Через восемь часов пути поезд наконец останавливается в фаланстере «Devozione», в горах: здесь разводят овец и делают замечательный сыр, нам его дают по пятницам. Шестой впереди, показывает дорогу: он уже успел объехать весь Мир, и не один раз. Мы смеемся над глупыми овцами, которые перебегают нам дорогу. Оборудование, которое несем мы с девятым, довольно громоздкое, но шестой заверяет, что нам бегать не понадобится. Снова смеемся.

Наконец находим подходящее место: достаточно просторно и гулко, чтобы эхо разносило и усиливало звук; здесь, в горах, таких мест много. Устанавливаем и собираем пыточные кубы. Теперь нужно поймать как можно больше женщин. Через тепловой сканер засекаем стаю из двух десятков, начинаем охоту. У нас приподнятое настроение, шестой шутит, остальные хохочут: нам радостно и тревожно, все-таки мы с третьим по-настоящему охотимся в первый раз.

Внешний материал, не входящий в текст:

@@ -1613,11 +1678,24 @@
     };
 
     long long qr = q0;
+    DenseEnt ent0[kSU] = {};
+    if constexpr (DENSE1) {
+#pragma unroll
+        for (int k = 0; k < kSU; ++k) ent0[k] = dense_ent(k);
+    }
 #ifndef CBN_ABL_NODMA
-    lds_dma_copy(gimage, smem4, image_floats / 4);
+    if constexpr (DENSE1)
+        lds_dma_copy<true>(gimage, smem4, image_floats / 4, kGW, (unsigned)rec_off);
+    else
+        lds_dma_copy(gimage, smem4, image_floats / 4);
 #endif
 #ifndef CBN_ABL_NOSTAGE
-    if (qr < q1) stage_load(qr, std::integral_constant<int, kSU>{}, wid, kQueryThreads / kWave);
+    if (qr < q1) {
+        if constexpr (DENSE1)
+            dense_load(qr, ent0);
+        else
+            stage_load(qr, std::integral_constant<int, kSU>{}, wid, kQueryThreads / kWave);
+    }
 #endif
     CBN_STAMP(1);
     if (tid < kSR) {
@@ -1631,8 +1709,12 @@
             }
         }
     }
-    if (qr < q1)
-        stage_store(qr, 0, std::integral_constant<int, kSU>{}, wid, kQueryThreads / kWave);
+    if (qr < q1) {
+        if constexpr (DENSE1)
+            dense_store(0, ent0);
+        else
+            stage_store(qr, 0, std::integral_constant<int, kSU>{}, wid, kQueryThreads / kWave);
+    }
     CBN_STAMP(2);
     __syncthreads();
     CBN_STAMP(3);
@@ -1670,7 +1752,16 @@
                   (MODE == kModeFused || wt_raw) ? (q1 - q0) * (long long)(N * 4) : 0);
     for (; qr < q1; qr += kSR, buf ^= 1) {
         const long long qn = qr + kSR;
-        if (MODE != kModeFused && qn < q1) stage_load(qn, std::integral_constant<int, kSU>{}, wid, kQueryThreads / kWave);
+        if (MODE != kModeFused && qn < q1) {
+            if constexpr (DENSE1) {
+                DenseEnt ent[kSU];
+#pragma unroll
+                for (int k = 0; k < kSU; ++k) ent[k] = dense_ent(k);
+                dense_load(qn, ent);
+            } else {
+                stage_load(qn, std::integral_constant<int, kSU>{}, wid, kQueryThreads / kWave);
+            }
+        }
         const int ql = wid * 16 + qi;
         const long long q = qr + ql;
         const int* my = offs + buf * kSR * nsl + ql * nsl;
@@ -1749,7 +1840,14 @@
                 for (int i = 0; i < 8; ++i) lmax = fmaxf(lmax, acc[i]);
         }
         if (MODE != kModeFused && qn < q1) {
-            stage_store(qn, buf ^ 1, std::integral_constant<int, kSU>{}, wid, kQueryThreads / kWave);
+            if constexpr (DENSE1) {
+                DenseEnt ent[kSU];
+#pragma unroll
+                for (int k = 0; k < kSU; ++k) ent[k] = dense_ent(k);
+                dense_store(buf ^ 1, ent);
+            } else {
+                stage_store(qn, buf ^ 1, std::integral_constant<int, kSU>{}, wid, kQueryThreads / kWave);
+            }
             __syncthreads();
         }
     }
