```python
def bias_relu_(x, bias):
    _need_gpu(x, bias)
    B, C, H, W = x.shape
    assert bias.dtype == x.dtype and bias.numel() == C and bias.is_contiguous()
    if _is_nhwc(x):
        check(_lib.load().roma_bias_relu_nhwc(_p(x), _p(bias), B * H * W, C, _dt(x), _stream()), "roma_bias_relu_nhwc")
        return x
    assert x.is_contiguous()
    step = max(1, 65535 // C)
    for b0 in range(0, B, step):
        xb = x[b0:b0 + step]
        check(_lib.load().roma_bias_relu_nchw(_p(xb), _p(bias), xb.shape[0], C, H * W, _dt(x), _stream()), "roma_bias_relu_nchw")
    return x


def bias_relu_pool2_(x, bias):
    _need_gpu(x, bias)
    B, C, H, W = x.shape
    assert bias.dtype == x.dtype and bias.numel() == C and bias.is_contiguous() and H % 2 == 0 and W % 2 == 0
    if _is_nhwc(x):
        out = torch.empty((B, H // 2, W // 2, C), dtype=x.dtype, device=x.device).permute(0, 3, 1, 2)
        check(_lib.load().roma_bias_relu_pool2_nhwc(_p(x), _p(bias), _p(out), B, C, H, W, _dt(x), _stream()), "roma_bias_relu_pool2_nhwc")
        return out
    assert x.is_contiguous()
    out = torch.empty((B, C, H // 2, W // 2), dtype=x.dtype, device=x.device)
    step = max(1, 65535 // C)
    for b0 in range(0, B, step):
        xb = x[b0:b0 + step]
        check(_lib.load().roma_bias_relu_pool2_nchw(_p(xb), _p(bias), _p(out[b0:b0 + step]), xb.shape[0], C, H, W, _dt(x), _stream()),
              "roma_bias_relu_pool2_nchw")
    return out


def pointwise_mfma(rows, wt, bias, C, out=None):
    _need_gpu(rows, wt, bias, out)
    M, pitch = rows.shape
    kpad = wt.shape[0]
    assert rows.is_contiguous() and wt.is_contiguous() and wt.dtype == rows.dtype and bias.numel() == kpad and bias.dtype == torch.float32
    if out is None:
        out = torch.empty_like(rows)
    assert out.shape == rows.shape and out.is_contiguous()
    check(_lib.load().roma_pointwise_mfma(_p(rows), _p(wt), _p(bias), _p(out), M, C, kpad, _dt(rows), pitch, pitch, _stream()),
          "roma_pointwise_mfma")
    return out


def refiner_wide_pack(wt_out_in):
    w = wt_out_in.detach().to("cpu").contiguous()
    assert w.dim() == 2 and w.shape[0] == w.shape[1] and w.element_size() == 2
    out = torch.empty_like(w)
    check(_lib.load().roma_refiner_wide_pack(w.data_ptr(), out.data_ptr(), w.shape[0]), "roma_refiner_wide_pack")
    return out.to(wt_out_in.device)


def refiner_wide_taps(w25, dtype=torch.float16):
    D = w25.shape[1]
    w = w25.detach().to("cpu").to(dtype).contiguous()
    assert w.shape == (25, D) and w.element_size() == 2
    out = torch.empty((D // 32, 5, 4, 2, 6, 4, 2), dtype=dtype)
    check(_lib.load().roma_refiner_wide_taps(w.data_ptr(), out.data_ptr(), D), "roma_refiner_wide_taps")
    return out.to(w25.device)


def refiner_block_wide(x_nhwc, w25p, scale, shift, wp, bias, out=None):
    _need_gpu(x_nhwc, w25p, scale, shift, wp, bias, out)
    B, H, W, D = x_nhwc.shape
    assert x_nhwc.is_contiguous() and w25p.shape == (D // 32, 5, 4, 2, 6, 4, 2) and w25p.dtype == x_nhwc.dtype and w25p.is_contiguous()
    assert all(t.dtype == torch.float32 and t.numel() == D and t.is_contiguous() for t in (scale, shift, bias))
    if out is None:
        out = torch.empty_like(x_nhwc)
    assert out.shape == x_nhwc.shape and out.is_contiguous() and out.data_ptr() != x_nhwc.data_ptr()
    check(_lib.load().roma_refiner_block_wide(_p(x_nhwc), _p(w25p), _p(scale), _p(shift), _p(wp), _p(bias), _p(out), B, H, W, D, D, D,
                                              _dt(x_nhwc), _stream()), "roma_refiner_block_wide")
    return out


def refiner_block(x_nhwc, w25, scale, shift, wt, bias, C, out=None):
    _need_gpu(x_nhwc, w25, scale, shift, wt, bias, out)
    B, h, w, pitch = x_nhwc.shape
    kpad = wt.shape[0]
    assert x_nhwc.is_contiguous() and wt.is_contiguous() and w25.is_contiguous() and wt.dtype == x_nhwc.dtype == w25.dtype
    assert w25.shape == (25, kpad) and wt.shape == (kpad, kpad) and scale.numel() == shift.numel() == bias.numel() == kpad
    if out is None:
        out = torch.empty_like(x_nhwc)
    assert out.is_contiguous() and out.shape == x_nhwc.shape and out.data_ptr() != x_nhwc.data_ptr()
    check(_lib.load().roma_refiner_block(_p(x_nhwc), _p(w25), _p(scale), _p(shift), _p(wt), _p(bias), _p(out), B, C, h, w, kpad,
                                         _dt(x_nhwc), pitch, pitch, _stream()), "roma_refiner_block")
    return out


def refiner_head(x_nhwc, wo, bo, flow, certainty, sx, sy, want_delta=False):
    _need_gpu(x_nhwc, wo, bo, flow, certainty)
    B, h, w, pitch = x_nhwc.shape
    C = wo.shape[0]
    assert x_nhwc.is_contiguous() and flow.is_contiguous() and flow.dtype == torch.float32 and wo.is_contiguous()
    cert_in = None if certainty is None else certainty.float().contiguous()
    cert = torch.empty((B, 1, h, w), dtype=torch.float32, device=flow.device)
    delta = torch.empty((B, 3, h, w), dtype=torch.float32, device=flow.device) if want_delta else None
    check(_lib.load().roma_refiner_head(_p(x_nhwc), _p(wo), _p(bo), _p(flow), _p(cert_in), _p(cert), _p(delta), B, h, w, C, pitch,
                                        _dt(x_nhwc), float(sx), float(sy), _stream()), "roma_refiner_head")
    return (flow, cert, delta) if want_delta else (flow, cert)


def pointwise_small(x_rows, wt, bias, out=None):
    _need_gpu(x_rows, wt, bias, out)
    M, C = x_rows.shape
    assert x_rows.stride(1) == 1
    if out is None:
        out = torch.empty((M, C), dtype=x_rows.dtype, device=x_rows.device)
    check(_lib.load().roma_pointwise_small(_p(x_rows), _p(wt), _p(bias), _p(out), M, C, _dt(x_rows), x_rows.stride(0), out.stride(0),
                                           _stream()), "roma_pointwise_small")
    return out


def attention(qkv, n_valid=None, out=None):
    _need_gpu(qkv, out)
    B, N, three, H, d = qkv.shape
    assert three == 3 and qkv.is_contiguous()
    if out is None:
        out = torch.empty((B, N, H * d), dtype=qkv.dtype, device=qkv.device)
    assert out.is_contiguous() and out.shape == (B, N, H * d) and out.dtype == qkv.dtype
    es = qkv.element_size()
    sb, sn, sh = qkv.stride(0), qkv.stride(1), qkv.stride(3)
    base = qkv.data_ptr()
    step = qkv.stride(2) * es
    check(_lib.load().roma_attention_fwd(base, base + step, base + 2 * step, out.data_ptr(), B, H, N, N if n_valid is None else int(n_valid), d,
                                         sb, sn, sh, sb, sn, sh, sb, sn, sh, out.stride(0), out.stride(1), d, float(d) ** -0.5, _dt(qkv),
                                         _stream()), "roma_attention_fwd")
    return out


def add_layernorm(x, y, ln_weight, ln_bias, eps, out_dtype, ls=None):
    _need_gpu(x, y, ln_weight, ln_bias, ls)
    C = x.shape[-1]
    assert x.is_contiguous() and (y is None or (y.is_contiguous() and y.shape == x.shape))
    rows = x.numel() // C
    out = torch.empty(x.shape, dtype=out_dtype, device=x.device)
    for t in (ln_weight, ln_bias, ls):
        assert t is None or (t.dtype == torch.float32 and t.is_contiguous() and t.numel() == C)
    check(_lib.load().roma_add_layernorm(_p(x), _dt(x), C, _p(y), _dt(y) if y is not None else 0, C, _p(ls), _p(ln_weight), _p(ln_bias),
                                         _p(out), _DT[out_dtype], C, rows, C, float(eps), _stream()), "roma_add_layernorm")
    return out


def tiny_corr_posembed(f0, f1, exact=False):
    _need_gpu(f0, f1)
    B, C, H0, W0 = f0.shape
    _, _, H1, W1 = f1.shape
    a = f0.float().permute(0, 2, 3, 1).contiguous()
    b = f1.float().permute(0, 2, 3, 1).contiguous()
    out = torch.empty((B, 2, H0, W0), dtype=torch.float32, device=f0.device)
    TIMER.wrap("tiny_corr", 2.0 * B * H0 * W0 * H1 * W1 * C, f"C{C}_{H0}x{W0}",
               lambda: check(_lib.load().roma_tiny_corr_posembed(_p(a), _p(b), _p(out), B, C, H0, W0, H1, W1, 1 if exact else 0, _stream()),
                             "roma_tiny_corr_posembed"))
    return out
```

Before: 56.88 image-pairs/s.

## Fuse depthwise 5x5 conv, BN-ReLU and MFMA pointwise for mid-width refiner blocks

```diff
diff --git a/include/roma_hip.h b/include/roma_hip.h
--- a/include/roma_hip.h
+++ b/include/roma_hip.h
@@ -83,6 +83,9 @@
                        const float* bias, void* y, int B, int C, int H, int W, int kpad, int dtype, int x_pitch, int y_pitch,
                        void* stream);
 
+int roma_refiner_mid(const void* x, const float* w25, const float* scale, const float* shift, const void* wt,
+                     const float* bias, void* y, int B, int C, int H, int W, int dtype, int x_pitch, int y_pitch, void* stream);
+
 int roma_refiner_wide_pack(const void* wt, void* wp, int D);
 int roma_refiner_wide_taps(const void* w25, void* w25p, int D);
 int roma_refiner_block_wide(const void* x, const void* w25p, const float* scale, const float* shift, const void* wp,
diff --git a/roma_amd/_lib.py b/roma_amd/_lib.py
--- a/roma_amd/_lib.py
+++ b/roma_amd/_lib.py
@@ -48,6 +48,8 @@
     "roma_pointwise_mfma": [c_void_p, c_void_p, c_void_p, c_void_p, c_long, c_int, c_int, c_int, c_int, c_int, c_void_p],
     "roma_refiner_block": [c_void_p, c_void_p, c_void_p, c_void_p, c_void_p, c_void_p, c_void_p, c_int, c_int, c_int, c_int, c_int, c_int,
                            c_int, c_int, c_void_p],
+    "roma_refiner_mid": [c_void_p, c_void_p, c_void_p, c_void_p, c_void_p, c_void_p, c_void_p, c_int, c_int, c_int, c_int, c_int, c_int, c_int,
+                         c_void_p],
     "roma_refiner_wide_pack": [c_void_p, c_void_p, c_int],
     "roma_refiner_wide_taps": [c_void_p, c_void_p, c_int],
     "roma_jpeg_info": [c_void_p, c_long, c_void_p],
diff --git a/roma_amd/csrc/refiner_mid.hip b/roma_amd/csrc/refiner_mid.hip
--- /dev/null
+++ b/roma_amd/csrc/refiner_mid.hip
@@ -0,0 +1,288 @@
+#include <algorithm>
+#include <cstdlib>
+#include "common.h"
+
+namespace roma {
+namespace {
+
+typedef _Float16 h8v __attribute__((ext_vector_type(8)));
+
+constexpr int RM_NT = 512;
+constexpr int RM_KPAD = 160, RM_KS = 5;
+constexpr int RM_RS = RM_KPAD / 8 + 1;
+constexpr int RM_OS = RM_KPAD + 8;
+constexpr int RM_XT = 16;
+constexpr int RM_RMAX = 16;
+
+struct RMParams {
+  const half_t* x;
+  half_t* y;
+  const float* w25;
+  const half_t* wt;
+  const float* scale;
+  const float* shift;
+  const float* bias;
+  int B, H, W, C, x_pitch, y_pitch;
+  int R;
+  int tiles_x, tiles_y, ntile;
+};
+
+inline int rm_rows(int C, int xs, int ys) { return std::min(RM_RMAX, RM_NT / (C / 8) / (RM_XT / xs) * ys); }
+inline int rm_trows(int R) { return (R + 1) & ~1; }
+inline size_t rm_smem(int C, int R) {
+  return (size_t)RM_KPAD * RM_RS * 16 + (size_t)rm_trows(R) * RM_XT * RM_OS * 2 + (size_t)25 * C * 4 + (size_t)3 * RM_KPAD * 4;
+}
+
+template <int RM_XS, int RM_YS, int RM_PD>
+__global__ __launch_bounds__(RM_NT, 1) void refiner_mid_kernel(RMParams p) {
+  constexpr int RM_NC = RM_XS + 4, NSX = RM_XT / RM_XS;
+  extern __shared__ __attribute__((aligned(16))) unsigned char smem[];
+  u32x4* s_pw = reinterpret_cast<u32x4*>(smem);
+  half_t* s_t = reinterpret_cast<half_t*>(s_pw + RM_KPAD * RM_RS);
+  float* s_w = reinterpret_cast<float*>(s_t + ((p.R + 1) & ~1) * RM_XT * RM_OS);
+  float* s_cs = s_w + 25 * p.C;
+  const int tid = threadIdx.x, lane = tid & 63;
+  const int wv = __builtin_amdgcn_readfirstlane(tid >> 6);
+  const int m = lane & 15, kq = lane >> 4;
+  const int C = p.C, H = p.H, W = p.W, R = p.R;
+  const int PK = C >> 3;
+
+  for (int i = tid; i < RM_KPAD * (RM_KPAD / 8); i += RM_NT) {
+    const int n = i / (RM_KPAD / 8), k = i - n * (RM_KPAD / 8);
+    s_pw[n * RM_RS + k] = reinterpret_cast<const u32x4*>(p.wt)[i];
+  }
+  for (int i = tid; i < 25 * C / 4; i += RM_NT) reinterpret_cast<float4_t*>(s_w)[i] = reinterpret_cast<const float4_t*>(p.w25)[i];
+  for (int i = tid; i < RM_KPAD; i += RM_NT) {
+    s_cs[i] = i < C ? p.scale[i] : 0.f;
+    s_cs[RM_KPAD + i] = i < C ? p.shift[i] : 0.f;
+    s_cs[2 * RM_KPAD + i] = p.bias[i];
+  }
+  {
+    const int npad = RM_KPAD / 8 - PK;
+    for (int i = tid; i < R * RM_XT * npad; i += RM_NT) {
+      const int px = i / npad, k = PK + (i - px * npad);
+      *reinterpret_cast<u32x4*>(s_t + px * RM_OS + k * 8) = u32x4{0, 0, 0, 0};
+    }
+  }
+
+  int row, sx, k;
+  {
+    const int s = tid / PK;
+    k = tid - s * PK;
+    sx = s % NSX;
+    row = s / NSX * RM_YS;
+  }
+  const bool act = row < R;
+  if (!act) { row = 0; sx = 0; k = 0; }
+  const int c0 = k * 8;
+  const int tpix = row * RM_XT + sx * RM_XS;
+
+  const int ntile = p.ntile, tiles_per_img = p.tiles_x * p.tiles_y;
+  const bool xcd_order = (gridDim.x & 7) == 0 && ntile >= 64;
+  const int nx = xcd_order ? (int)(gridDim.x >> 3) : (int)gridDim.x;
+  const int band = xcd_order ? (ntile + 7) >> 3 : ntile;
+  const int t_beg = xcd_order ? (int)(blockIdx.x & 7) * band + (int)(blockIdx.x >> 3) : (int)blockIdx.x;
+  const int t_end = xcd_order ? min(((int)(blockIdx.x & 7) + 1) * band, ntile) : ntile;
+  auto tile_origin = [&](int tile, int& b, int& ty0, int& tx0) {
+    b = tile / tiles_per_img;
+    const int tt = tile - b * tiles_per_img, tyi = tt / p.tiles_x;
+    ty0 = tyi * R;
+    tx0 = (tt - tyi * p.tiles_x) * RM_XT;
+  };
+  const char* xc = reinterpret_cast<const char*>(p.x);
+  auto load_row_clamped = [&](u32x4 (&dst)[RM_NC], int b, int yi, int xi0) {
+    const unsigned ro = (unsigned)((b * H + min(max(yi, 0), H - 1)) * W);
+#pragma unroll
+    for (int cx = 0; cx < RM_NC; ++cx)
+      dst[cx] = *reinterpret_cast<const u32x4*>(xc + ((ro + (unsigned)min(max(xi0 + cx, 0), W - 1)) * (unsigned)p.x_pitch + (unsigned)c0) * 2u);
+  };
+
+  constexpr int NR = RM_YS + 4, PD = RM_PD;
+  u32x4 q[PD][RM_NC];
+  {
+    int b, ty0, tx0;
+    tile_origin(min(t_beg, ntile - 1), b, ty0, tx0);
+#pragma unroll
+    for (int j = 0; j < PD; ++j) load_row_clamped(q[j], b, ty0 + row + j - 2, tx0 + sx * RM_XS - 2);
+  }
+  __syncthreads();
+
+  const u32x4* t_rd = reinterpret_cast<const u32x4*>(s_t + (2 * wv * RM_XT + m) * RM_OS) + kq;
+  const u32x4* pw_rd = s_pw + m * RM_RS + kq;
+  const float* bias_rd = s_cs + 2 * RM_KPAD + m;
+  half_t* o_wr = s_t + (2 * wv * RM_XT + 4 * kq) * RM_OS + m;
+  const int NTL = (C + 15) >> 4;
+
+  for (int tile = t_beg; tile < t_end; tile += nx) {
+    int b, ty0, tx0;
+    tile_origin(tile, b, ty0, tx0);
+    const int ys = ty0 + row, xs = tx0 + sx * RM_XS;
+    float acc[RM_YS][RM_XS][8];
+#pragma unroll
+    for (int oy = 0; oy < RM_YS; ++oy)
+#pragma unroll
+      for (int o = 0; o < RM_XS; ++o)
+#pragma unroll
+        for (int e = 0; e < 8; ++e) acc[oy][o][e] = 0.f;
+    auto fma_row = [&](const u32x4 (&src)[RM_NC], int dy, float (&ac)[RM_XS][8]) {
+#pragma unroll
+      for (int hf = 0; hf < 2; ++hf) {
+        const float* wr = s_w + dy * 5 * C + c0 + 4 * hf;
+        float4_t w5[5];
+#pragma unroll
+        for (int dx = 0; dx < 5; ++dx) w5[dx] = *reinterpret_cast<const float4_t*>(wr + dx * C);
+#pragma unroll
+        for (int cx = 0; cx < RM_NC; ++cx) {
+          float f[4];
+#pragma unroll
+          for (int i = 0; i < 2; ++i) {
+            const uint32_t u = src[cx][2 * hf + i];
+            const half2_t h = __builtin_bit_cast(half2_t, u);
+            f[2 * i] = (float)h[0];
+            f[2 * i + 1] = (float)h[1];
+          }
+#pragma unroll
+          for (int dx = 0; dx < 5; ++dx) {
+            const int o = cx - dx;
+            if (o >= 0 && o < RM_XS) {
+#pragma unroll
+              for (int e = 0; e < 4; ++e) ac[o][4 * hf + e] = __builtin_fmaf(w5[dx][e], f[e], ac[o][4 * hf + e]);
+            }
+          }
+        }
+      }
+    };
+    auto mask_row = [&](u32x4 (&v)[RM_NC], int iy) {
+      const int yi = ys + iy - 2;
+      const bool oky = yi >= 0 && yi < H;
+#pragma unroll
+      for (int cx = 0; cx < RM_NC; ++cx) {
+        const int xi = xs - 2 + cx;
+        if (!(oky && xi >= 0 && xi < W)) v[cx] = u32x4{0, 0, 0, 0};
+      }
+    };
+    const bool interior = ty0 >= 2 && ty0 + R + 2 <= H && tx0 >= 2 && tx0 + RM_XT + 2 <= W;
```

Женщины ютятся в руинах доисторического городка в ложбине неподалеку. Берем электрошокеры и, ведомые шестым, подкрадываемся к ним как можно ближе, соблюдая тишину. Во главе стаи три старухи, ходячие мертвецы. По словам шестого, им всем далеко за пятьдесят. Старухи охраняют играющих детей – пять странных длинноволосых существ. Чуть дальше остальные члены стаи собрались вокруг двух половозрелых, кормящих младенцев грудью. Через бинокль внимательно разглядываю кожаные мешки с сосками, к которым присосались их малютки. Шестой объясняет, что эти женщины так кормят своих детей. Все они с трудом передвигаются в обуви на очень высоких каблуках, одеты в обтягивающий латекс, отчего хорошо видно, насколько они нелепо сложены: широкие бедра, большие ягодицы, тяжелые мешки грудей спереди. Шестой объясняет: как только женщина становится половозрелой и у нее отрастает задница и грудь, ей вручают туфли на высоких каблуках и латексный костюм, она носит их до старости, пока не превратится в старуху. Те из-за немощи ходят босиком, на изуродованных ношением каблуков ногах, в просторном тряпье, чтобы скрыть ужасные изменения, которые превращают женщин в старух.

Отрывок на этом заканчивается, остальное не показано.